Sports

NBA program helps rooks get ready for life in pros

There is a steep learning curve for NBA rookies on and off the court. Though there is little the league can do to show a rookie how to play against LeBron James or Kevin Durant, it can show him how to navigate the many new challenges and obstacles a professional athlete faces.

That was the goal of the NBA’s Rookie Transition Program, which was held in Florham Park last week.

“They’ve opened our eyes to all the resources that are available, and then it’s really up to us to take advantage of them,” Nets rookie Mason Plumlee said. “It’s very helpful. Of course, guys will complain that it’s long and it’s like sitting in class. Nobody likes that.

“But, if you take a few things away from here, it can help you financially, in your relationships. … This is our job, so it’s just focusing on our job.”

The program is a crash course in what it takes to be an NBA player off the court, and a broad view of how the league works through a variety of presentations.

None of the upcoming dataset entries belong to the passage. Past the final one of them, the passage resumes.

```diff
diff --git a/reinforcement-learning_amd/rlgpu/partition.py b/reinforcement-learning_amd/rlgpu/partition.py
--- /dev/null
+++ b/reinforcement-learning_amd/rlgpu/partition.py
@@ -0,0 +1,63 @@
+import ctypes
+
+import numpy as np
+
+from . import _lib
+
+WORDS = 8
+
+
+def masks(cu_count, groups):
+    out = np.zeros((max(groups, 1), WORDS), np.uint32)
+    L = _lib.lib()
+    L.rlgpu_cu_partition.argtypes = [ctypes.c_int32, ctypes.c_int32, ctypes.c_void_p, ctypes.c_int32]
+    _lib.check(L.rlgpu_cu_partition(cu_count, groups, out.ctypes.data, WORDS), "rlgpu_cu_partition")
+    return out
+
+
+def mask_bits(mask):
+    return [32 * w + b for w, x in enumerate(np.asarray(mask, np.uint32).tolist()) for b in range(32) if x >> b & 1]
+
+
+class PartitionStream:
+
+    def __init__(self, groups, group):
+        import torch
+        L = _lib.lib()
+        L.rlgpu_debug_cu_stream_create.argtypes = [ctypes.c_int32, ctypes.c_int32, ctypes.POINTER(ctypes.c_void_p)]
+        h = ctypes.c_void_p()
+        _lib.check(L.rlgpu_debug_cu_stream_create(groups, group, ctypes.byref(h)), "rlgpu_debug_cu_stream_create")
+        self._h = h
+        self.stream = torch.cuda.ExternalStream(h.value)
+
+    def mask(self):
+        out = np.zeros(WORDS, np.uint32)
+        L = _lib.lib()
+        L.rlgpu_debug_cu_stream_mask.argtypes = [ctypes.c_void_p, ctypes.c_void_p, ctypes.c_int32]
+        _lib.check(L.rlgpu_debug_cu_stream_mask(self._h, out.ctypes.data, WORDS), "rlgpu_debug_cu_stream_mask")
+        return out
+
+    def close(self):
+        if self._h:
+            L = _lib.lib()
+            L.rlgpu_debug_cu_stream_destroy.argtypes = [ctypes.c_void_p]
+            self.stream.synchronize()
+            _lib.check(L.rlgpu_debug_cu_stream_destroy(self._h), "rlgpu_debug_cu_stream_destroy")
+            self._h = None
+
+    def __del__(self):
+        try:
+            self.close()
+        except Exception:
+            pass
+
+
+def probe(stream, n_workgroups, hold_us=200):
+    import torch
+    out = torch.full((n_workgroups, 4), -1, dtype=torch.int32, device="cuda")
+    torch.cuda.current_stream().synchronize()
+    L = _lib.lib()
+    L.rlgpu_debug_cu_probe.argtypes = [ctypes.c_void_p, ctypes.c_void_p, ctypes.c_int32, ctypes.c_int32]
+    _lib.check(L.rlgpu_debug_cu_probe(_lib.stream_ptr(stream), _lib.ptr(out), n_workgroups, hold_us), "rlgpu_debug_cu_probe")
+    (stream if stream is not None else torch.cuda.current_stream()).synchronize()
+    return out.cpu().numpy().view(np.uint32).astype(np.int64)
```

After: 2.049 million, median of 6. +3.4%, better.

Though it is unlikely all of the information the players received last week will sink in immediately, it gives them a knowledge base and the tools to access that base when needed.

“I think the most important thing is they know where to go when they need help or have a question,” NBA deputy commissioner Adam Silver said. “There’s so much information that’s presented to them in a short amount of time — we’re doing 12-hour sessions — they couldn’t possibly absorb everything we’re telling them.

“But most importantly it’s to give them a sense of confidence that there’s people here that are committed to their success, and making sure that they’re not alone.”

One way the league plans to put that into practice is by developing a specific Rookie Transition Program app, which it still is working on. The app will give players access to all of the information they received last week, as well as people they can reach out to if they need help.

“I think part of what happens with so much information being presented to them here that the best any of us could hope for is that, ‘Oh, yeah, there is a person there to help with this issue,’” Silver said. “I think, even for the players, going to the Internet in an anonymous way is much easier sometimes than personally asking for helpand I think through technology, we can do even more to get that information at their fingertips.”

One focus of the program is to give players sound financial advice, given their new-found wealth. There have been plenty of well-publicized stories in recent years of high-profile players burning through tens of millions of dollars. The rookies took note of what they heard

“This program is going to help me in many ways, but I’m focusing on the financial part, the financial aspect of the program,” Knicks rookie Tim Hardaway Jr. said. “That’s my biggest interest.

“You only play in this league for so long, and you only can make so much money after your career is over and your career is not that long. So you just try to do as much as possible and invest as much as possible and just try to live off what you get while you’re in the league.”

The league can’t walk its rookies through every situation, but it does give them the blueprint to handle them, and a support system.

That, more than anything, was what Silver said he hopes the players took away from the program.

“There are people out there, whether it’s current or former players, who have been through it before, and we’re here as a support group to help you,” he said.